心を決めた真樹緒に止めいと言えるか伊達の三傑よ。


「切欠を与えたは儂。」


その事実に悔恨の意、甚だ無し。
しかし主らには憂慮な思いをさせた。
真樹緒は先の戦で明智光秀の手の内に倒れたと聞く。
その明智も立場危うく、真樹緒は未だ戻らぬ。


「信玄公…?」
「申し訳のう思う。

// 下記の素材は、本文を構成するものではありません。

@@ -109,12 +141,24 @@
           constexpr int i = ilo + decltype(ic)::value;
           psb_mac_wrap(s, x1[H + i], y1[H + k - i]);
         });
+        if constexpr (KRED && k >= H) {
+          ps_static_for<ihi - ilo>([&](auto ic) __attribute__((always_inline)) {
+            constexpr int i = ilo + decltype(ic)::value;
+            psb_mac_wrap(s, q[H + i], n[H + k - i]);
+          });
+        }
         hi[k] = (uint64_t)s;
         acc = (int64_t)((uint64_t)acc + (lo[k] + hi[k]));
         ps_static_for<ihi - ilo>([&](auto ic) __attribute__((always_inline)) {
           constexpr int i = ilo + decltype(ic)::value;
           psb_mac_wrap(acc, dx[i], dy[k - i]);
         });
+        if constexpr (KRED && k >= H) {
+          ps_static_for<ihi - ilo>([&](auto ic) __attribute__((always_inline)) {
+            constexpr int i = ilo + decltype(ic)::value;
+            psb_mac_wrap(acc, dq[i], dn[k - i]);
+          });
+        }
       }
       if constexpr (col >= 2 * H && col <= 4 * H - 2) acc = (int64_t)((uint64_t)acc + hi[col - 2 * H]);
     } else {
@@ -149,39 +193,42 @@
 template <int K>
 __device__ __forceinline__ const uint32_t (&psb_bits(const int32_t (&v)[K]))[K] { return reinterpret_cast<const uint32_t(&)[K]>(v); }
 
-template <int K, int LB, bool DBL = (PGPU_PSB_DOUBLED != 0), bool KARA = (PGPU_PSB_KARATSUBA != 0)>
-__device__ __forceinline__ void psb_pairsqr(int32_t (&a)[K], int32_t (&b)[K], const int32_t (&n)[K], uint32_t n0inv) {
+template <int K, int LB, bool DBL = (PGPU_PSB_DOUBLED != 0), bool KARA = (PGPU_PSB_KARATSUBA != 0),
+          bool KRED = (DBL && KARA && PGPU_PSB_KARA_RED != 0)>
+__device__ __forceinline__ void psb_pairsqr(int32_t (&a)[K], int32_t (&b)[K], const int32_t (&n)[K], const int32_t (&dn)[K / 2],
+                                            uint32_t n0inv) {
+  static_assert(!KRED || (DBL && KARA), "the folded reduction belongs to the doubled Karatsuba form");
   int32_t qd[K], t[K];
   if constexpr (DBL) {
     int32_t a2[K];
 #pragma unroll
     for (int j = 0; j < K; ++j) a2[j] = a[j] * 2;
-    psb_montmul<K, LB, 1, true, 1, true>(t, a2, a, a2, a, n, n0inv, qd);
-    psb_montmul<K, LB, 1, false, 2, false, KARA>(b, a2, b, a2, b, n, n0inv, qd);
+    psb_montmul<K, LB, 1, true, 1, true>(t, a2, a, a2, a, n, dn, n0inv, qd);
+    psb_montmul<K, LB, 1, false, 2, false, KARA, KRED>(b, a2, b, a2, b, n, dn, n0inv, qd);
   } else {
-    psb_montmul<K, LB, 1, true, 1>(t, a, a, a, a, n, n0inv, qd);
+    psb_montmul<K, LB, 1, true, 1>(t, a, a, a, a, n, dn, n0inv, qd);
 #pragma unroll
     for (int j = 0; j < K; ++j) b[j] *= 2;
-    psb_montmul<K, LB, 1, false, 2>(b, a, b, a, b, n, n0inv, qd);
+    psb_montmul<K, LB, 1, false, 2>(b, a, b, a, b, n, dn, n0inv, qd);
   }
 #pragma unroll
   for (int j = 0; j < K; ++j) a[j] = t[j];
 }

」


両膝に逞しい腕を乗せ、首を垂れた信玄公に一瞬体が固まる。
ついさっきまで寛がれていた信玄公が粛々と俺に頭を下げて。
下げて――って…



「っ信玄公!!」



頭を…!
弾かれた様に膝を立てた。


信玄公から謝罪を頂くなどまさか思っていた訳では無く、ただあの子の真樹緒の様子が分かればと。
苛むつもりが無かったとは言い切れない。
どうして真樹緒を止めて下さらなかったのかと、貴方がおっしゃられればもしかしたら止まったかもしれないのにと、恐れ多くも恨み事を噛み締めた時。
けれどあの真樹緒なら止めた所で、駄目だと言い聞かせた所で、引きとめるなんて事が出来ないと思ったのも事実で。


けれど俺は。



「怖くて堪りません。」



震えた声に信玄公が顔を上げた。
未だ膝立ちのまま所在なく揺れる手を握り締めて再び腰を下ろす。
言い淀んでいる俺を促す様に、静かに静かに信玄公が腕を組んだ。


「真樹緒が、いなくなってしまうのが。」


無茶をしてよもやの事が起こってしまったら。
目の前からいなくなってしまったら。
俺はそれがとても怖い。
真樹緒が倒れる所をその目で見た梵の事を考えると胸が締め付けられる。


「あの子は、特別なんです。」


俺達の。
奥州の。
梵の。


「心配をするのは…間違っていますか。」


何も小鳥の様に囲っておこうなどとは思っていない。
閉じ込めて自由を奪うつもりもない。
ただ大事にしたいだけで。
けらけらと笑う声がいつも傍で聞こえていれば、そして梵がその隣で同じ様に笑っていればそれだけで。


上を向いて目を閉じる。
ああ駄目だ。
堪えろ堪えろと言い聞かせたのに、目の奥が熱い。



「真樹緒に何かあったら俺は…」



小さく息を吐いたのと同時に温かい物が頬を伝う。


梵と真田殿はどうなっただろう。
お忍び君と風魔は近江で何か見つけられただろうか。
皆が留守の間、放っていた忍からはまた嫌な知らせが入った。
ああ、もう。
何もかもうまく行かなくて。
俺は何も出来無くて。



「誠、お主は優しき奥州の母よ。」



何も焦る事は無い。


……
………


え?


いつの間に近づいたのか信玄公は俺の目の前僅か三寸程にいて、がしりと俺の頭をその逞しい片手で掴む。
そして潰されそうな程の力でわっさわっさと撫でられた。



……
………



…え?



あれ何。
これ一体何。
何で俺信玄公に頭撫でられてるの。
泣いたから?
俺が失礼にも信玄公の前で泣いたから?

あれ?
俺、信玄公に慰められてる?


いやいやいやいや。
真樹緒じゃないんだから。


「信玄公…?」
「真樹緒程強い者もおらぬ。」


己の意志は真っ直ぐに、それに負けぬ働きぶり。
あれはただ気勢のみで動いておる訳では無い。
お主らの事も深く考えていよう。
その様な真樹緒が、お主らを悲しませる事があろうか。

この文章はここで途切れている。